PM has aces up his sleeve ahead of poll

PM has aces up his sleeve ahead of poll

Gen Prayut Chan-o-cha holds a press briefing at Government House on Aug 18, 2020.
Gen Prayut Chan-o-cha holds a press briefing at Government House on Aug 18, 2020.

With the Apec Summit over, the focus from now on is Prime Minister Prayut Chan-o-cha and two issues. The first is when will he join a political party to contest the next election and the second is when will he dissolve the House of Representatives.

Rumours were rife last week that the prime minister had informed Deputy Prime Minister Gen Prawit Wongsuwon, also leader of Palang Pracharath Party, of his decision to join the Ruam Thai Sang Chart Party or the United Thai Nation Party (UTN).

But when asked by the media whether he had joined the Ruam Thai Sang Chart Party, he said briefly that he was considering. Pirapan Salirathavibhaga, the party leader, was equally elusive.

The prime minister has to join a party in order to be nominated as a candidate for the premiership for a second term and that party is definitely not Gen Prawit's Palang Pracharath. That is because most PPRP members consider him as a "spent shell" and want Gen Prawit to be their candidate for prime minister.

Keeping the answer close to his heart, Gen Prayut is unlikely to announce his decision to join the Ruam Thai Sang Chart until the time is right. After all, there is no need to rush either.

While keeping his opponents guessing, he continues to perform his duties, visiting people in one province after another like a politician canvassing for votes, but without a party's banner.

As to when will he dissolve the House to call a snap election, the prime minister is likely to do so later rather than sooner for a good strategic reason.

Since he is the only person who can dissolve the House, Gen Prayut will try to capitalise on this prerogative to his utmost political benefit. The louder the calls for House dissolution by the opposition parties, Pheu Thai in particular, the less the chance is of an early House dissolution.

Perhaps he may stay on until the end of his term on March 23 and, in the meantime, continue to score points by rolling out more economic stimulus packages to curry favour with the people. This will certainly cause a lot of frustration to the opposition parties.

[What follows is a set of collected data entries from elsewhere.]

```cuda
static int fill_params(const GatherGemmArgs &a, TcParams &p) {
    memset(&p, 0, sizeof(p));
    const int e = dtype_bytes(a.dtype);
    const int cx = a.cx(), cy = a.cy();
    p.x = (const uint8_t *)a.x;
    p.xb = cx * e;
    const int span_a = p.xb < 128 ? p.xb : 128;
    const int wb = a.c_in * e;
    p.b_transposed = (a.dtype == SPX_F32 && a.transpose_w) ? 1 : 0;
    if (p.b_transposed) {
        p.span_b = span_a;
        p.b_subtiles = p.xb / span_a;
        p.b_sub_bytes = cy * span_a;
        p.b_mn_major = 0;
    } else {
        p.span_b = wb < 128 ? wb : 128;
        p.b_subtiles = wb / p.span_b;
        p.b_sub_bytes = a.c_out * p.span_b;
        p.b_mn_major = a.transpose_w;
    }
    p.b_bytes = a.c_out * wb;
    p.b_kstep16_mn = ((32 / e) * p.span_b) >> 4;
    p.w = (const float *)a.w;
    p.c_in = a.c_in; p.c_out = a.c_out;
    p.w_inner_elems = a.c_in;
    p.span_b_elems = p.span_b / e;
    p.n = cy;
    p.ab_bf16 = a.dtype == SPX_BF16;
    p.a_stage_bytes = (int)align_up((size_t)TC_TILE_M * p.xb, 1024);
    p.stage_bytes = p.a_stage_bytes + (int)align_up((size_t)p.b_bytes, 1024);
    p.idx_bytes = (int)align_up((size_t)(a.kv + 1) * 512, 1024);
    p.stages = (TC_SMEM_BUDGET - 2 * p.idx_bytes) / p.stage_bytes;
    if (p.stages > TC_MAX_STAGES) p.stages = TC_MAX_STAGES;
    SPX_REQUIRE(p.stages >= 2, "tc_gather_gemm: tile does not fit shared memory (stage %d bytes)", p.stage_bytes);
    p.rows = a.rows; p.tile_table = a.tile_table; p.argsort = a.argsort;
    {
        const int64_t tiles = div_up64(a.rows, TC_TILE_M);
        p.sched_rec = a.tile_table + tt_blocks_elems(tiles, a.kv);
        static std::atomic<unsigned> next_slot{0};
        const unsigned slot = next_slot.fetch_add(1, std::memory_order_relaxed) % (TT_STATE_INTS / 2);
        p.sched_state = const_cast<int *>(reinterpret_cast<const int *>(p.sched_rec + tiles * TT_REC_INTS)) + 2 * slot;
    }
    p.kv = a.kv; p.words = (a.kv + 31) / 32; p.reverse = a.reverse;
    p.y = a.y; p.out_dtype = a.dtype; p.epi_mode = 0; p.bias = a.bias; p.act = a.act; p.alpha = a.alpha;
    return 0;
}

template <int KIND, int CPR, int N>
static int launch_tc_n(const CUtensorMap &tm, const TcParams &p, cudaStream_t stream) {
    const size_t smem = (size_t)p.stages * p.stage_bytes + 2 * (size_t)p.idx_bytes + 1024  + 1024  +
                        2 * N * sizeof(float) ;
    if (!func_configured((const void *)tc_gather_gemm_kernel<KIND, CPR, N>, current_device())) {
        SPX_CHECK_CUDA(cudaFuncSetAttribute(tc_gather_gemm_kernel<KIND, CPR, N>, cudaFuncAttributeMaxDynamicSharedMemorySize,
                                            (int)(TC_SMEM_BUDGET + 2048 + 2 * N * sizeof(float))));
        SPX_CHECK_CUDA(cudaFuncSetAttribute(tc_gather_gemm_kernel<KIND, CPR, N>, cudaFuncAttributePreferredSharedMemoryCarveout, 100));
    }
    const int64_t tiles = div_up64(p.rows, TC_TILE_M);
    const int64_t max_ctas = (int64_t)sm_count();
    const int grid = (int)(tiles < max_ctas ? tiles : max_ctas);
    tc_gather_gemm_kernel<KIND, CPR, N><<<grid, TC_THREADS, smem, stream>>>(tm, p);
    SPX_CHECK_LAUNCH("tc_gather_gemm_kernel");
    return 0;
}

template <int KIND, int CPR>
static int launch_tc_cpr(const CUtensorMap &tm, const TcParams &p, cudaStream_t stream) {
    switch (p.n) {
        case 16: if constexpr (KIND != KIND_I8) return launch_tc_n<KIND, CPR, 16>(tm, p, stream); break;
        case 32: return launch_tc_n<KIND, CPR, 32>(tm, p, stream);
        case 64: return launch_tc_n<KIND, CPR, 64>(tm, p, stream);
        case 128: if constexpr (CPR != 32) return launch_tc_n<KIND, CPR, 128>(tm, p, stream); break;
        case 256: if constexpr (KIND != KIND_TF32 && CPR != 32) return launch_tc_n<KIND, CPR, 256>(tm, p, stream); break;
    }
    set_error("tc_gather_gemm: unsupported output channel count %d", p.n);
    return 2;
}

template <int KIND>
static int launch_tc(const CUtensorMap &tm, const TcParams &p, cudaStream_t stream) {
    switch (p.xb >> 4) {
        case 2: if constexpr (KIND != KIND_TF32) return launch_tc_cpr<KIND, 2>(tm, p, stream); break;
        case 4: return launch_tc_cpr<KIND, 4>(tm, p, stream);
        case 8: return launch_tc_cpr<KIND, 8>(tm, p, stream);
        case 16: return launch_tc_cpr<KIND, 16>(tm, p, stream);
        case 32: if constexpr (KIND != KIND_I8) return launch_tc_cpr<KIND, 32>(tm, p, stream); break;
    }
    set_error("tc_gather_gemm: unsupported row bytes %d", p.xb);
    return 2;
}

int tc_gather_gemm(const GatherGemmArgs &a, cudaStream_t stream) {
    TcParams p;
    if (fill_params(a, p)) return 2;
    CUtensorMap tm;
    if (make_weight_tmap(&tm, a.w, a.dtype, a.kv, a.c_in, a.c_out, p.b_transposed ? 128 : p.span_b)) return 2;
    if (a.dtype == SPX_F32) return launch_tc<KIND_TF32>(tm, p, stream);
    return launch_tc<KIND_F16>(tm, p, stream);
}

int tc_gather_gemm_int8(const Int8Args &q, cudaStream_t stream) {
    TcParams p;
    if (fill_params(q.g, p)) return 2;
    p.out_dtype = q.out_dtype;
    p.epi_mode = 1;
    p.scale = q.scale; p.bias_f32 = q.bias_f32; p.output_add = q.output_add;
    p.output_add_scale = q.output_add_scale;
    CUtensorMap tm;
    if (make_weight_tmap(&tm, q.g.w, SPX_I8, q.g.kv, q.g.c_in, q.g.c_out, p.span_b)) return 2;
    return launch_tc<KIND_I8>(tm, p, stream);
}

}
```

Before: 539.4 million.

## Stage epilogue through swizzled shared buffers and offload scattered stores to scheduler warp

Consumer warps now write the accumulator tile into a swizzled shared-memory output buffer using stmatrix, along with the destination row indices, and signal an mbarrier. The scheduler warp polls with non-blocking test_wait and performs coalesced 16-byte scattered row stores to global memory, overlapping output writeback with the next tile's MMA. Up to two output buffers are used, and the pipeline stage count may drop by one to fit shared memory. The risk is that one warp handles all the stores and the pipeline becomes shallower.

```diff
diff --git a/spconv_b200/csrc/common.cuh b/spconv_b200/csrc/common.cuh
--- a/spconv_b200/csrc/common.cuh
+++ b/spconv_b200/csrc/common.cuh
@@ -136,6 +136,15 @@
         : "=r"(ok) : "r"(smem_u32(bar)), "r"(parity) : "memory");
     return ok != 0;
 }
+__device__ __forceinline__ bool mbar_test_wait(uint64_t *bar, uint32_t parity) {
+    uint32_t ok;
+    asm volatile(
+        "{\n\t.reg .pred p;\n\t"
+        "mbarrier.test_wait.parity.shared::cta.b64 p, [%1], %2;\n\t"
+        "selp.u32 %0, 1, 0, p;\n\t}"
+        : "=r"(ok) : "r"(smem_u32(bar)), "r"(parity) : "memory");
+    return ok != 0;
+}
 __device__ __forceinline__ void mbar_wait(uint64_t *bar, uint32_t parity) {
     if (mbar_try_wait(bar, parity)) return;
     const long long t0 = clock64();
diff --git a/spconv_b200/csrc/gemm_tc.cu b/spconv_b200/csrc/gemm_tc.cu
--- a/spconv_b200/csrc/gemm_tc.cu
+++ b/spconv_b200/csrc/gemm_tc.cu
@@ -18,6 +18,9 @@
 constexpr int TC_INFO_READERS = TC_PROD_WARPS + TC_CONS_WARPS + 1;
 constexpr int TC_MAX_STAGES = 8;
 constexpr int TC_SMEM_BUDGET = 200 * 1024;
+constexpr int TC_SMEM_LIMIT = 227 * 1024;
+constexpr int TC_EC_BYTES = 2 * 256 * 4;
+constexpr int TC_MAX_OUT_BUFS = 2;
 
 struct TcParams {
     const uint8_t *x;
@@ -45,6 +48,7 @@
     const float *scale, *bias_f32;
     const int8_t *output_add;
     float output_add_scale;
+    int out_bufs, out_bytes, out_row_bytes, out_row_lg;
 };
 
 struct BitIter {
@@ -60,20 +64,49 @@
 };
 
 template <int OUT>
-__device__ __forceinline__ void store2(uint8_t *dst, float a, float b) {
-    if constexpr (OUT == SPX_F32) {
-        *reinterpret_cast<float2 *>(dst) = make_float2(a, b);
-    } else if constexpr (OUT == SPX_F16) {
-        *reinterpret_cast<__half2 *>(dst) = __floats2half2_rn(a, b);
+__device__ __forceinline__ uint32_t pack2(float a, float b) {
+    if constexpr (OUT == SPX_F16) {
+        const __half2 h = __floats2half2_rn(a, b);
+        return *reinterpret_cast<const uint32_t *>(&h);
     } else if constexpr (OUT == SPX_BF16) {
-        *reinterpret_cast<__nv_bfloat162 *>(dst) = __floats2bfloat162_rn(a, b);
+        const __nv_bfloat162 h = __floats2bfloat162_rn(a, b);
+        return *reinterpret_cast<const uint32_t *>(&h);
     } else {
         const int qa = (int)fminf(fmaxf(rintf(a), -128.f), 127.f), qb = (int)fminf(fmaxf(rintf(b), -128.f), 127.f);
-        *reinterpret_cast<uint16_t *>(dst) = (uint16_t)((uint32_t)(uint8_t)(int8_t)qa | ((uint32_t)(uint8_t)(int8_t)qb << 8));
-    }
+        return (uint32_t)(uint8_t)(int8_t)qa | ((uint32_t)(uint8_t)(int8_t)qb << 8);
+    }
+}
+
+template <int OUT>
+__device__ __forceinline__ void store2(uint8_t *dst, float a, float b) {
+    if constexpr (OUT == SPX_F32) *reinterpret_cast<float2 *>(dst) = make_float2(a, b);
+    else if constexpr (OUT == SPX_I8) *reinterpret_cast<uint16_t *>(dst) = (uint16_t)pack2<OUT>(a, b);
+    else *reinterpret_cast<uint32_t *>(dst) = pack2<OUT>(a, b);
 }
 
 template <int OUT> struct OutElem { static constexpr int bytes = OUT == SPX_F32 ? 4 : (OUT == SPX_I8 ? 1 : 2); };
+
+template <bool INT8_MODE, bool PLAIN, int N, typename Acc>
+__device__ __forceinline__ float epi_value(const TcParams &p, const float *ec, Acc v, bool has_bias, int64_t dst, int col) {
+    float f;
+    if constexpr (!INT8_MODE) {
+        f = (float)v;
+        if (has_bias) f += ec[col];
+    } else {
+        f = (float)(int32_t)v * ec[col];
+        if (has_bias) f += ec[N + col];
+        if (p.output_add && dst >= 0) f += (float)p.output_add[dst * (int64_t)N + col] * p.output_add_scale;
+    }
+    if (!PLAIN && p.act != SPX_ACT_NONE) f = apply_act(f, p.act, p.alpha);
+    return f;
+}
+
+__device__ __forceinline__ uint32_t out_swz(uint32_t off) { return off ^ (((off >> 7) & 7u) << 4); }
+
+__device__ __forceinline__ void stmatrix_x4(uint32_t addr, uint32_t r0, uint32_t r1, uint32_t r2, uint32_t r3) {
+    asm volatile("stmatrix.sync.aligned.m8n8.x4.shared.b16 [%0], {%1, %2, %3, %4};" ::"r"(addr), "r"(r0), "r"(r1),
+                 "r"(r2), "r"(r3) : "memory");
+}
 
 template <int OUT>
 __device__ __forceinline__ float load_bias(const void *bias, int j) {
@@ -101,21 +134,76 @@
 #pragma unroll
         for (int nb = 0; nb < N / 8; ++nb) {
             const int col = nb * 8 + 2 * (lane & 3);
-            float f[2];
-#pragma unroll
-            for (int j = 0; j < 2; ++j) {
-                const Acc v = acc[nb * 4 + 2 * h + j];
-                if constexpr (!INT8_MODE) {
-                    f[j] = (float)v;
-                    if (has_bias) f[j] += ec[col + j];
-                } else {
-                    f[j] = (float)(int32_t)v * ec[col + j];
-                    if (has_bias) f[j] += ec[N + col + j];
-                    if (p.output_add) f[j] += (float)p.output_add[dst * (int64_t)N + col + j] * p.output_add_scale;
-                }
-                if (!PLAIN && p.act != SPX_ACT_NONE) f[j] = apply_act(f[j], p.act, p.alpha);
-            }
-            store2<OUT>(row_ptr + col * EB, f[0], f[1]);
+            const float f0 = epi_value<INT8_MODE, PLAIN, N>(p, ec, acc[nb * 4 + 2 * h], has_bias, dst, col);
+            const float f1 = epi_value<INT8_MODE, PLAIN, N>(p, ec, acc[nb * 4 + 2 * h + 1], has_bias, dst, col + 1);
+            store2<OUT>(row_ptr + col * EB, f0, f1);
+        }
+    }
+}
+
+template <int OUT, int N, typename Acc, bool PLAIN = false>
+__device__ __forceinline__ void epilogue_stage(const TcParams &p, const float *ec, const Acc (&acc)[N / 2], int64_t dst_lo,
+                                               int64_t dst_hi, uint32_t tile_s, int wrow, int lane) {
+    if constexpr (!PLAIN) {
+        if (p.bias == nullptr && p.act == SPX_ACT_NONE) {
+            epilogue_stage<OUT, N, Acc, true>(p, ec, acc, dst_lo, dst_hi, tile_s, wrow, lane);
+            return;
+        }
+    }
+    constexpr int EB = OutElem<OUT>::bytes;
+    constexpr uint32_t RB = (uint32_t)N * EB;
+    const bool has_bias = !PLAIN && p.bias != nullptr;
+    if constexpr (EB == 2) {
+        const uint32_t arow = (uint32_t)(wrow + ((lane >> 3) & 1) * 8 + (lane & 7));
+#pragma unroll
+        for (int nb = 0; nb < N / 8; nb += 2) {
+            uint32_t r[4];
+#pragma unroll
+            for (int q = 0; q < 4; ++q) {
+                const int h = q & 1, b = nb + (q >> 1), col = b * 8 + 2 * (lane & 3);
+                const int64_t dst = h ? dst_hi : dst_lo;
+                r[q] = pack2<OUT>(epi_value<false, PLAIN, N>(p, ec, acc[b * 4 + 2 * h], has_bias, dst, col),
+                                  epi_value<false, PLAIN, N>(p, ec, acc[b * 4 + 2 * h + 1], has_bias, dst, col + 1));
+            }
+            stmatrix_x4(tile_s + out_swz(arow * RB + (uint32_t)(nb + (lane >> 4)) * 16u), r[0], r[1], r[2], r[3]);
+        }
+    } else {
+#pragma unroll
+        for (int h = 0; h < 2; ++h) {
+            const int64_t dst = h ? dst_hi : dst_lo;
+            const uint32_t row_off = (uint32_t)(wrow + h * 8 + (lane >> 2)) * RB;
+#pragma unroll
+            for (int nb = 0; nb < N / 8; ++nb) {
+                const int col = nb * 8 + 2 * (lane & 3);
+                const float f0 = epi_value<false, PLAIN, N>(p, ec, acc[nb * 4 + 2 * h], has_bias, dst, col);
+                const float f1 = epi_value<false, PLAIN, N>(p, ec, acc[nb * 4 + 2 * h + 1], has_bias, dst, col + 1);
+                asm volatile("st.shared.v2.f32 [%0], {%1, %2};" ::"r"(tile_s + out_swz(row_off + (uint32_t)col * EB)),
+                             "f"(f0), "f"(f1) : "memory");
+            }
+        }
+    }
+}
+
+__device__ __forceinline__ void store_staged_tile(const TcParams &p, const uint8_t *buf, uint32_t buf_s, int lane) {
+    const uint32_t rb = (uint32_t)p.out_row_bytes;
+    const int lg = p.out_row_lg;
+    const int32_t *d = reinterpret_cast<const int32_t *>(buf + TC_TILE_M * rb);
+    const int chunks = TC_TILE_M << lg;
+    for (int q0 = 0; q0 < chunks; q0 += 128) {
+        uint4 v[4];
+        int64_t dst[4];
+#pragma unroll
+        for (int u = 0; u < 4; ++u) {
+            const uint32_t q = (uint32_t)(q0 + u * 32 + lane);
+            dst[u] = d[q >> lg];
+            asm volatile("ld.shared.v4.u32 {%0, %1, %2, %3}, [%4];"
+                         : "=r"(v[u].x), "=r"(v[u].y), "=r"(v[u].z), "=r"(v[u].w) : "r"(buf_s + out_swz(q * 16u)));
+        }
+#pragma unroll
+        for (int u = 0; u < 4; ++u) {
+            const uint32_t q = (uint32_t)(q0 + u * 32 + lane);
+            if (dst[u] >= 0)
+                *reinterpret_cast<uint4 *>((uint8_t *)p.y + dst[u] * (int64_t)rb + ((q & ((1u << lg) - 1u)) << 4)) = v[u];
         }
     }
 }
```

The opposition may react by skipping House meetings to prevent a quorum to give the impression of a lame-duck Lower House as they have been doing. But such a practice will backfire on them rather than the government or the prime minister.

The Pheu Thai Party is likely to win the most House seats in the next election, with the new electoral format for the calculation of party-list seats. It is most active in organising political activities, with Paetongtarn "Ung-ing" Shinawatra the youngest daughter of Thaksin, steadily gaining in popularity, to the extent that the party is confident of a landslide victory.

But can the party keep up the momentum until the election next May if there is no House dissolution?

The next election will be fierce as the stakes are high. But some major parties are currently in disarray. The Democrats, for instance, are suffering from internal bleeding with several defections of veteran party members. Political observers have predicted the party may suffer another devastating defeat and may turn into a small party.

Palang Pracharath, the core government party, is expected be hit with another round of defections of more than 10 MPs when Gen Prayut joins the Ruam Thai Sang Chart Party. Gen Prayut's loyalists such as Labour Minister Suchart Chomklin and several other MPs are expected to join him.

To offset the anticipated departure of Gen Prayut's loyalists, Gen Prawit has signalled the return of renegade MPs led by Capt Thamanat Prompow.

Because of Capt Thamanat's tainted background and his recent connection with "grey" Chinese businessmen, his return may spell disaster more than boon. Perhaps, Gen Prawit may not care less as he himself was embroiled in the luxurious watch controversy several years back.

Being out of the corridors of power for eight consecutive years since the overthrow of the government of Prime Minister Yingluck Shinawatra by the military, the Pheu Thai Party is yearning for a comeback.

It remains to be seen whether it will succeed or not even though most pundits predict that it will come first in the election.

Veera Prateepchaikul

Former Editor

Former Bangkok Post Editor, political commentator and a regular columnist at Post Publishing.